• _WHAT YOU WILL DO_: Each entry needs to be retyped exactly, with nothing added or dropped.

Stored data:
=== Begin Enclosure ===

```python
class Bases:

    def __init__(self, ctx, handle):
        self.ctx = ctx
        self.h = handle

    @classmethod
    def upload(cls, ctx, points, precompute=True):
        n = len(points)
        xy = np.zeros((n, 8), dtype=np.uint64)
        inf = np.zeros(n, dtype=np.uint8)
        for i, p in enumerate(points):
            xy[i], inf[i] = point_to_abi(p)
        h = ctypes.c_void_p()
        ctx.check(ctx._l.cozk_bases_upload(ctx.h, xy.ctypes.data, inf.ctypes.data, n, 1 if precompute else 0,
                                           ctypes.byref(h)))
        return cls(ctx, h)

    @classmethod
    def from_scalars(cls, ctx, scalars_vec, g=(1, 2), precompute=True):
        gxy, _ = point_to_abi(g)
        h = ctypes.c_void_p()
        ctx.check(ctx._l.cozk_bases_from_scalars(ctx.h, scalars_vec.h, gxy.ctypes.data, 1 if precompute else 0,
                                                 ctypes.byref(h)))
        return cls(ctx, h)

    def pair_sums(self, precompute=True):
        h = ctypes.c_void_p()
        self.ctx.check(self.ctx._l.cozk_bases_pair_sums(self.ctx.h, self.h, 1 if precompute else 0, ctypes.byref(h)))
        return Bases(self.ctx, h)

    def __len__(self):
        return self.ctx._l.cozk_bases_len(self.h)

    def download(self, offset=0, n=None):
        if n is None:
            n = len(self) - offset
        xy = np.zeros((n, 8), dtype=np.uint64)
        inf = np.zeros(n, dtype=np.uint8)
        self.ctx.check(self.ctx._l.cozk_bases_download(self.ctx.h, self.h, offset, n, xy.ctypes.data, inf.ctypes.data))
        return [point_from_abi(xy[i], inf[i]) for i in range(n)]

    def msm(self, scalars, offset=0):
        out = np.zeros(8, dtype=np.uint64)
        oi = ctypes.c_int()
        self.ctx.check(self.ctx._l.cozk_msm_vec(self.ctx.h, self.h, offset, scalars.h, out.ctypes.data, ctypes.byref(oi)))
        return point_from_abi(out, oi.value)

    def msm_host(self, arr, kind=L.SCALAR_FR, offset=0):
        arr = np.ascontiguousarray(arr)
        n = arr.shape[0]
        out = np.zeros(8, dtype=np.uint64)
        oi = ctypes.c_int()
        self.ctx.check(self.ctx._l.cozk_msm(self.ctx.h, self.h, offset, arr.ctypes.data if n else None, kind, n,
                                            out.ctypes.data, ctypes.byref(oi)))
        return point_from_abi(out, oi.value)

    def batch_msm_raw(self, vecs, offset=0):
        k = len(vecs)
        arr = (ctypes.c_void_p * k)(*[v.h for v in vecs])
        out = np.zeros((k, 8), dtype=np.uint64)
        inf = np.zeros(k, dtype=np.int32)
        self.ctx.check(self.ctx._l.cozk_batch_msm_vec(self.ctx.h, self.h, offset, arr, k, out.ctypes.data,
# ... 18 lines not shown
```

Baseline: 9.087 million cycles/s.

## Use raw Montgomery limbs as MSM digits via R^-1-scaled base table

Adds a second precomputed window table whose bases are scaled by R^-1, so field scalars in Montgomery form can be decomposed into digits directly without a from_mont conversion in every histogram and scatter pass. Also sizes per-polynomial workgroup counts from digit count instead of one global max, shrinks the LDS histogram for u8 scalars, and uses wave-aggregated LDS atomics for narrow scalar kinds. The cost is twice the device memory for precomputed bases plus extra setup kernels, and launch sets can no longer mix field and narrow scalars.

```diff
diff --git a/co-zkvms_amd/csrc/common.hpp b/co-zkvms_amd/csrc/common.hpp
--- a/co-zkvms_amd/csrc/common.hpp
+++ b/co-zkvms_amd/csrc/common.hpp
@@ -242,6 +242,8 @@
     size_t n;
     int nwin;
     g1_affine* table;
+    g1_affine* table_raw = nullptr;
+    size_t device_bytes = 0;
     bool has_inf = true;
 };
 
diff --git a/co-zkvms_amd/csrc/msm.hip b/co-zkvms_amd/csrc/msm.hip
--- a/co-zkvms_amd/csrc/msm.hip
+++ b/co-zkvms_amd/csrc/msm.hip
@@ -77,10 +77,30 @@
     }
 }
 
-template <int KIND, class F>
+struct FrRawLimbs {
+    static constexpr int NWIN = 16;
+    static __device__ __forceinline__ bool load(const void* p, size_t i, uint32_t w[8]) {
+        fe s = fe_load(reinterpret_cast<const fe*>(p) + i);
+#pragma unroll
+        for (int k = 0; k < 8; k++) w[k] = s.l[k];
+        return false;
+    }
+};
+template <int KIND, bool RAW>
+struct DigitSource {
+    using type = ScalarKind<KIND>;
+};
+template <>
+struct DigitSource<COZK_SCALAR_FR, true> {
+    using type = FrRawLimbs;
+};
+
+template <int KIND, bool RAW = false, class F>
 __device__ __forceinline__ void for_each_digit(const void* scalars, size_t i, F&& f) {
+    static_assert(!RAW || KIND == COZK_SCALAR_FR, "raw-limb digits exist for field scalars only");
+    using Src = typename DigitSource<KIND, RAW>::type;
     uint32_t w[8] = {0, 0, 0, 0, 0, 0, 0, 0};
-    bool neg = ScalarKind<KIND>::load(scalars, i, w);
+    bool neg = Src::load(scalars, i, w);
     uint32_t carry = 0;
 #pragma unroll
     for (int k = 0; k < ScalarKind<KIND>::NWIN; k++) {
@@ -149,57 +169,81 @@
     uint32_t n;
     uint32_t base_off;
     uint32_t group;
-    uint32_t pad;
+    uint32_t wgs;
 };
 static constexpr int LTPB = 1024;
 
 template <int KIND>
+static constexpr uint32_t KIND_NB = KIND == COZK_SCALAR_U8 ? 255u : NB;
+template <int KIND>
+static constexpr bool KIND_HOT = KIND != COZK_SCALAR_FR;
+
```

=== End Enclosure ===

• _EXERCISE ANSWER_:
```python
class Bases:

    def __init__(self, ctx, handle):
        self.ctx = ctx
        self.h = handle

    @classmethod
    def upload(cls, ctx, points, precompute=True):
        n = len(points)
        xy = np.zeros((n, 8), dtype=np.uint64)
        inf = np.zeros(n, dtype=np.uint8)
        for i, p in enumerate(points):
            xy[i], inf[i] = point_to_abi(p)
        h = ctypes.c_void_p()
        ctx.check(ctx._l.cozk_bases_upload(ctx.h, xy.ctypes.data, inf.ctypes.data, n, 1 if precompute else 0,
                                           ctypes.byref(h)))
        return cls(ctx, h)

    @classmethod
    def from_scalars(cls, ctx, scalars_vec, g=(1, 2), precompute=True):
        gxy, _ = point_to_abi(g)
        h = ctypes.c_void_p()
        ctx.check(ctx._l.cozk_bases_from_scalars(ctx.h, scalars_vec.h, gxy.ctypes.data, 1 if precompute else 0,
                                                 ctypes.byref(h)))
        return cls(ctx, h)

    def pair_sums(self, precompute=True):
        h = ctypes.c_void_p()
        self.ctx.check(self.ctx._l.cozk_bases_pair_sums(self.ctx.h, self.h, 1 if precompute else 0, ctypes.byref(h)))
        return Bases(self.ctx, h)

    def __len__(self):
        return self.ctx._l.cozk_bases_len(self.h)

    def download(self, offset=0, n=None):
        if n is None:
            n = len(self) - offset
        xy = np.zeros((n, 8), dtype=np.uint64)
        inf = np.zeros(n, dtype=np.uint8)
        self.ctx.check(self.ctx._l.cozk_bases_download(self.ctx.h, self.h, offset, n, xy.ctypes.data, inf.ctypes.data))
        return [point_from_abi(xy[i], inf[i]) for i in range(n)]

    def msm(self, scalars, offset=0):
        out = np.zeros(8, dtype=np.uint64)
        oi = ctypes.c_int()
        self.ctx.check(self.ctx._l.cozk_msm_vec(self.ctx.h, self.h, offset, scalars.h, out.ctypes.data, ctypes.byref(oi)))
        return point_from_abi(out, oi.value)

    def msm_host(self, arr, kind=L.SCALAR_FR, offset=0):
        arr = np.ascontiguousarray(arr)
        n = arr.shape[0]
        out = np.zeros(8, dtype=np.uint64)
        oi = ctypes.c_int()
        self.ctx.check(self.ctx._l.cozk_msm(self.ctx.h, self.h, offset, arr.ctypes.data if n else None, kind, n,
                                            out.ctypes.data, ctypes.byref(oi)))
        return point_from_abi(out, oi.value)

    def batch_msm_raw(self, vecs, offset=0):
        k = len(vecs)
        arr = (ctypes.c_void_p * k)(*[v.h for v in vecs])
        out = np.zeros((k, 8), dtype=np.uint64)
        inf = np.zeros(k, dtype=np.int32)
        self.ctx.check(self.ctx._l.cozk_batch_msm_vec(self.ctx.h, self.h, offset, arr, k, out.ctypes.data,
# ... 18 lines not shown
```

Baseline: 9.087 million cycles/s.

## Use raw Montgomery limbs as MSM digits via R^-1-scaled base table

Adds a second precomputed window table whose bases are scaled by R^-1, so field scalars in Montgomery form can be decomposed into digits directly without a from_mont conversion in every histogram and scatter pass. Also sizes per-polynomial workgroup counts from digit count instead of one global max, shrinks the LDS histogram for u8 scalars, and uses wave-aggregated LDS atomics for narrow scalar kinds. The cost is twice the device memory for precomputed bases plus extra setup kernels, and launch sets can no longer mix field and narrow scalars.

```diff
diff --git a/co-zkvms_amd/csrc/common.hpp b/co-zkvms_amd/csrc/common.hpp
--- a/co-zkvms_amd/csrc/common.hpp
+++ b/co-zkvms_amd/csrc/common.hpp
@@ -242,6 +242,8 @@
     size_t n;
     int nwin;
     g1_affine* table;
+    g1_affine* table_raw = nullptr;
+    size_t device_bytes = 0;
     bool has_inf = true;
 };
 
diff --git a/co-zkvms_amd/csrc/msm.hip b/co-zkvms_amd/csrc/msm.hip
--- a/co-zkvms_amd/csrc/msm.hip
+++ b/co-zkvms_amd/csrc/msm.hip
@@ -77,10 +77,30 @@
     }
 }
 
-template <int KIND, class F>
+struct FrRawLimbs {
+    static constexpr int NWIN = 16;
+    static __device__ __forceinline__ bool load(const void* p, size_t i, uint32_t w[8]) {
+        fe s = fe_load(reinterpret_cast<const fe*>(p) + i);
+#pragma unroll
+        for (int k = 0; k < 8; k++) w[k] = s.l[k];
+        return false;
+    }
+};
+template <int KIND, bool RAW>
+struct DigitSource {
+    using type = ScalarKind<KIND>;
+};
+template <>
+struct DigitSource<COZK_SCALAR_FR, true> {
+    using type = FrRawLimbs;
+};
+
+template <int KIND, bool RAW = false, class F>
 __device__ __forceinline__ void for_each_digit(const void* scalars, size_t i, F&& f) {
+    static_assert(!RAW || KIND == COZK_SCALAR_FR, "raw-limb digits exist for field scalars only");
+    using Src = typename DigitSource<KIND, RAW>::type;
     uint32_t w[8] = {0, 0, 0, 0, 0, 0, 0, 0};
-    bool neg = ScalarKind<KIND>::load(scalars, i, w);
+    bool neg = Src::load(scalars, i, w);
     uint32_t carry = 0;
 #pragma unroll
     for (int k = 0; k < ScalarKind<KIND>::NWIN; k++) {
@@ -149,57 +169,81 @@
     uint32_t n;
     uint32_t base_off;
     uint32_t group;
-    uint32_t pad;
+    uint32_t wgs;
 };
 static constexpr int LTPB = 1024;
 
 template <int KIND>
+static constexpr uint32_t KIND_NB = KIND == COZK_SCALAR_U8 ? 255u : NB;
+template <int KIND>
+static constexpr bool KIND_HOT = KIND != COZK_SCALAR_FR;
+
```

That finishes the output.